### Goal of the exercise
After reading the data below, copy out every line that contains the word "step".

### Extracted entries
__global__ void __launch_bounds__(512) attn_dq_m44_kernel(const PgAttnArgs a) {
  extern __shared__ float4 lds4[];
  const int Lp = a.lp;
  bf16x8* kc0 = reinterpret_cast<bf16x8*>(lds4);
  bf16x8* kc2 = kc0 + Lp;
  bf16x8* vc0 = kc2 + Lp;
  bf16x8* vc2 = vc0 + Lp;
  float* kt = reinterpret_cast<float*>(vc2 + Lp);
  bf16x8* ones = reinterpret_cast<bf16x8*>(kt + 4 * Lp);
  const Ids d = ids();
  const int qi = d.qi, g = d.g, jc = d.jc;
  const int h = blockIdx.y, n = blockIdx.z;
  const int L = a.L;
  const int NB = (L + 63) >> 6;

  const float* qp = a.q + (size_t)n * a.q_bs + (size_t)h * 4 * L;
  const float* kp = a.k + (size_t)n * a.k_bs + (size_t)h * 4 * L;
  const float* vp = a.v + (size_t)n * a.v_bs + (size_t)h * 4 * L;
  const float* op = a.o + (size_t)n * a.o_bs + (size_t)h * 4 * L;
  const float* gp = a.d_o + (size_t)n * a.do_bs + (size_t)h * 4 * L;
  float* dqp = a.dq + (size_t)n * a.dq_bs + (size_t)h * 4 * L;
  const size_t row = ((size_t)n * a.heads + h) * L;

  const int rows = 64 * NB;
  const int nmine = a.bcount[d.wave];
  for (int m0 = 0; m0 < rows; m0 += 2 * blockDim.x) {
    float kx[2][4], vx[2][4];
#pragma unroll
    for (int u = 0; u < 2; ++u) {
      const int m = m0 + u * blockDim.x + threadIdx.x;
      load_row4(kx[u], kp, L, m);
      load_row4(vx[u], vp, L, m);
    }
#pragma unroll
    for (int u = 0; u < 2; ++u) {
      const int m = m0 + u * blockDim.x + threadIdx.x;
      if (m < rows) {
        put_chunks(kc0, kc2, m, kx[u]);
        put_chunks(vc0, vc2, m, vx[u]);
#pragma unroll
        for (int dd = 0; dd < 4; ++dd) kt[dd * Lp + m] = kx[u][dd];
      }
    }
  }
  if (threadIdx.x == 0) *ones = ones_chunk();
  __syncthreads();
  if (nmine == 0) return;
  const bf16x8* kbase = g == 3 ? ones : (g == 2 ? kc2 : kc0) + qi;
  const bf16x8* vbase = g == 3 ? ones : (g == 2 ? vc2 : vc0) + qi;
  const int astride = g == 3 ? 0 : 1;

  const f32x4 zero4 = {0.f, 0.f, 0.f, 0.f};
#pragma unroll 1
  for (int it = 0; it < nmine; ++it) {
    const int blk = a.blist[d.wave][it];
    const int q0 = 64 * blk;
    const int ngrp = min(4, (L - q0 + 15) >> 4);

    bf16x8 bq[4], bg[4];
    f32x4 acc[4];
    int qidx[4];
#pragma unroll
    for (int t = 0; t < 4; ++t) {
      qidx[t] = q0 + 16 * t + qi;
      const bool ok = qidx[t] < L;
      float qv[4], gv[4], ov[4], dl = 0.f;
      load_row4(qv, qp, L, qidx[t]);
      load_row4(gv, gp, L, qidx[t]);
      load_row4(ov, op, L, qidx[t]);
      const float lse = ok ? a.lse2_in[row + qidx[t]] : POS_BIG;
// ... 46 lines not shown
      step(k0, f, I<0>{}, B<false>{});
    }
    step(q0, fn, I<0>{}, B<true>{});
    if (ngrp > 1) step(q0 + 16, frag(q0 + 16), I<1>{}, B<true>{});
    if (ngrp > 2) step(q0 + 32, frag(q0 + 32), I<2>{}, B<true>{});
    if (ngrp > 3) step(q0 + 48, frag(q0 + 48), I<3>{}, B<true>{});
#pragma unroll
    for (int t = 0; t < 4; ++t) {
      if (t < ngrp) {
        float o4[4];
#pragma unroll
        for (int i = 0; i < 4; ++i) o4[i] = gsum(acc[t][i]) * a.scale;
        if (g == 0) store_rows4(dqp + (size_t)jc * L, L, q0 + 16 * t + d.qb4, a.vec, o4[0], o4[1], o4[2], o4[3]);
      }
    }
  }
}

template <bool BF16S>
__global__ void __launch_bounds__(512) attn_dkv_m44_kernel(const PgAttnArgs a) {
  extern __shared__ float4 lds4[];
  const int Lp = a.lp;
  bf16x8* qc0 = reinterpret_cast<bf16x8*>(lds4);
  bf16x8* qc2 = qc0 + Lp;
  float* qt = reinterpret_cast<float*>(lds4) + (BF16S ? 8 * Lp : 0);
  float* gt = qt + 4 * Lp;
  float* nlse = gt + 4 * Lp;
  float* ndel = nlse + Lp;
  const Ids d = ids();
  const int qi = d.qi, g = d.g, jc = d.jc;
  const int h = blockIdx.y, n = blockIdx.z;
  const int L = a.L;
  const int NB = (L + 63) >> 6;

  const float* qp = a.q + (size_t)n * a.q_bs + (size_t)h * 4 * L;
  const float* kp = a.k + (size_t)n * a.k_bs + (size_t)h * 4 * L;
  const float* vp = a.v + (size_t)n * a.v_bs + (size_t)h * 4 * L;
  const float* gp = a.d_o + (size_t)n * a.do_bs + (size_t)h * 4 * L;
  float* dkp = a.dk + (size_t)n * a.dk_bs + (size_t)h * 4 * L;
  float* dvp = a.dv + (size_t)n * a.dv_bs + (size_t)h * 4 * L;
  const size_t row = ((size_t)n * a.heads + h) * L;

  const int r0 = 0, r1 = 64 * NB;
  const int nmine = a.bcount[d.wave];
  for (int m0 = r0; m0 < r1; m0 += 2 * blockDim.x) {
    float qx[2][4], gx[2][4], lx[2], dx[2];
#pragma unroll
    for (int u = 0; u < 2; ++u) {
      const int m = m0 + u * blockDim.x + threadIdx.x;
      load_row4(qx[u], qp, L, m);
      load_row4(gx[u], gp, L, m);
      const int mc = m < L ? m : L - 1;
      lx[u] = a.lse2_in[row + mc];
      dx[u] = a.delta[row + mc];
    }
#pragma unroll
    for (int u = 0; u < 2; ++u) {
      const int m = m0 + u * blockDim.x + threadIdx.x;
      if (m < r1) {
#pragma unroll
        for (int dd = 0; dd < 4; ++dd) {
          qt[dd * Lp + m] = qx[u][dd];
          gt[dd * Lp + m] = gx[u][dd];
        }
        if (BF16S) put_chunks(qc0, qc2, m, qx[u]);
        nlse[m] = m < L ? -lx[u] : NEG_BIG;
        ndel[m] = m < L ? -dx[u] : 0.f;
      }
    }
  }
  __syncthreads();
  if (nmine == 0) return;
  const int q_end = ((L + 15) >> 4) << 4;
  const bf16x8* qbase = (g == 2 ? qc2 : qc0) + qi;

  const f32x4 zero4 = {0.f, 0.f, 0.f, 0.f};
#pragma unroll 1
  for (int it = 0; it < nmine; ++it) {
    const int blk = a.blist[d.wave][it];
    const int kb0 = 64 * blk;
    const int ngrp = min(4, (L - kb0 + 15) >> 4);

    float kf[4], vf[4];
    bf16x8 bk[4];
    f32x4 acck[4], accv[4];
    int kidx[4];
#pragma unroll
    for (int t = 0; t < 4; ++t) {
      kidx[t] = kb0 + 16 * t + qi;
      const bool ok = kidx[t] < L;
      const int kc = ok ? kidx[t] : L - 1;
      kf[t] = ok ? kp[(size_t)g * L + kc] * a.scale2 : 0.f;
      vf[t] = ok ? vp[(size_t)g * L + kc] : 0.f;
      if (BF16S) {
// ... 64 lines not shown
#pragma unroll
    for (int t = 0; t < 4; ++t) {
      if (t < ngrp) {
        float k4[4], v4[4];
#pragma unroll
        for (int i = 0; i < 4; ++i) {
          k4[i] = gsum(acck[t][i]) * a.scale;
          v4[i] = gsum(accv[t][i]);
        }
        if (g == 0) {
          store_rows4(dkp + (size_t)jc * L, L, kb0 + 16 * t + d.qb4, a.vec, k4[0], k4[1], k4[2], k4[3]);
          store_rows4(dvp + (size_t)jc * L, L, kb0 + 16 * t + d.qb4, a.vec, v4[0], v4[1], v4[2], v4[3]);
        }
      }
    }
  }
}

__device__ __forceinline__ bf16x8 resident_operand_k(const float (&x)[4], int kg) {
  bf16x8 v;
#pragma unroll
  for (int dd = 0; dd < 4; ++dd) {
    const Split3 s = split3(x[dd]);
    v[dd] = kg == 1 ? s.m : (kg == 3 ? s.l : s.h);
    v[4 + dd] = kg == 0 ? s.h : (kg == 1 ? s.m : (__bf16)0.f);
  }
  if (kg == 2) { v[4] = v[5] = v[6] = (__bf16)1.f; }
  return v;
}

__device__ __forceinline__ void put_row32(bf16x8* __restrict__ w1, bf16x8* __restrict__ w2, int row,
// ... 28 lines not shown
  const int h = blockIdx.y, n = blockIdx.z;
  const int L = a.L;
  const int NB = (L + 63) >> 6;

  const float* qp = a.q + (size_t)n * a.q_bs + (size_t)h * 4 * L;
  const float* kp = a.k + (size_t)n * a.k_bs + (size_t)h * 4 * L;
  const float* vp = a.v + (size_t)n * a.v_bs + (size_t)h * 4 * L;
  const float* op = a.o + (size_t)n * a.o_bs + (size_t)h * 4 * L;
  const float* gp = a.d_o + (size_t)n * a.do_bs + (size_t)h * 4 * L;
  float* dqp = a.dq + (size_t)n * a.dq_bs + (size_t)h * 4 * L;
  float* dkp = a.dk + (size_t)n * a.dk_bs + (size_t)h * 4 * L;
  float* dvp = a.dv + (size_t)n * a.dv_bs + (size_t)h * 4 * L;
  const size_t row = ((size_t)n * a.heads + h) * L;

  const int r1 = 64 * NB;
  const int nmine = a.bcount[d.wave];
  for (int m0 = 0; m0 < r1; m0 += 2 * blockDim.x) {
    float qx[2][4], gx[2][4], ox[2][4], lx[2];
#pragma unroll
    for (int u = 0; u < 2; ++u) {
      const int m = m0 + u * blockDim.x + threadIdx.x;
      load_row4(qx[u], qp, L, m);
      load_row4(gx[u], gp, L, m);
      load_row4(ox[u], op, L, m);
      lx[u] = a.lse2_in[row + (m < L ? m : L - 1)];
    }
#pragma unroll
    for (int u = 0; u < 2; ++u) {
      const int m = m0 + u * blockDim.x + threadIdx.x;
      if (m < r1) {
        float dl = 0.f;
#pragma unroll
        for (int dd = 0; dd < 4; ++dd) {
          qt[dd * Lp + m] = qx[u][dd];
          gt[dd * Lp + m] = gx[u][dd];
          dqa[dd * Lp + m] = 0.f;
          dl = fmaf(gx[u][dd], ox[u][dd], dl);
        }
        put_row32(qw1, qw2, m, qx[u], m < L ? -lx[u] : NEG_BIG);
        ndel[m] = -dl;
      }
    }
  }
  __syncthreads();
  const int q_end = ((L + 15) >> 4) << 4;
  const bf16x8* qbase = (g == 2 ? qw2 : qw1) + qi;
  float* scr_w = scr + 4 * (16 * g + ((qi + 2 * g) & 15));
  const float* scr_r[4];
#pragma unroll
  for (int sl = 0; sl < 4; ++sl)
    scr_r[sl] = scr + 4 * (16 * (qi >> 2) + ((g + 4 * sl + 2 * (qi >> 2)) & 15)) + (qi & 3);
  float* red_w = scr + 64 * g + 16 * jc + d.qb4;
  const float* red_r = scr + d.lane;
  unsigned int* dq_slot = reinterpret_cast<unsigned int*>(dqa + (d.lane >> 4) * Lp + (d.lane & 15));

  const f32x4 zero4 = {0.f, 0.f, 0.f, 0.f};
#pragma unroll 1
  for (int it = 0; it < nmine; ++it) {
    const int blk = a.blist[d.wave][it];
    const int kb0 = 64 * blk;
    const int ngrp = min(4, (L - kb0 + 15) >> 4);

    float vf[4];
    bf16x8 bk[4];
    f32x4 kq[4];
    f32x4 acck[4], accv[4];
    int kidx[4];
    int g_row = g, jc_row = jc;
    asm volatile("" : "+v"(g_row), "+v"(jc_row));
#pragma unroll
    for (int t = 0; t < 4; ++t) {
      kidx[t] = kb0 + 16 * t + qi;
      const bool ok = kidx[t] < L;
      vf[t] = ok ? vp[(size_t)g_row * L + kidx[t]] : 0.f;
// ... 96 lines not shown
      if (t < ngrp) {
        float k4[4], v4[4];
#pragma unroll
        for (int i = 0; i < 4; ++i) {
          k4[i] = gsum(acck[t][i]) * a.scale;
          v4[i] = gsum(accv[t][i]);
        }
        if (g == 0) {
          int jcs = jc;
          asm volatile("" : "+v"(jcs));
          store_rows4(dkp + (size_t)jcs * L, L, kb0 + 16 * t + d.qb4, a.vec, k4[0], k4[1], k4[2], k4[3]);
          store_rows4(dvp + (size_t)jcs * L, L, kb0 + 16 * t + d.qb4, a.vec, v4[0], v4[1], v4[2], v4[3]);
        }
      }
    }
  }
  __syncthreads();
#pragma unroll
  for (int dd = 0; dd < 4; ++dd)
    for (int m = threadIdx.x; m < L; m += blockDim.x) dqp[(size_t)dd * L + m] = dqa[dd * Lp + m] * a.scale;
}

### Reply
      step(k0, f, I<0>{}, B<false>{});
    step(q0, fn, I<0>{}, B<true>{});
    if (ngrp > 1) step(q0 + 16, frag(q0 + 16), I<1>{}, B<true>{});
    if (ngrp > 2) step(q0 + 32, frag(q0 + 32), I<2>{}, B<true>{});
    if (ngrp > 3) step(q0 + 48, frag(q0 + 48), I<3>{}, B<true>{});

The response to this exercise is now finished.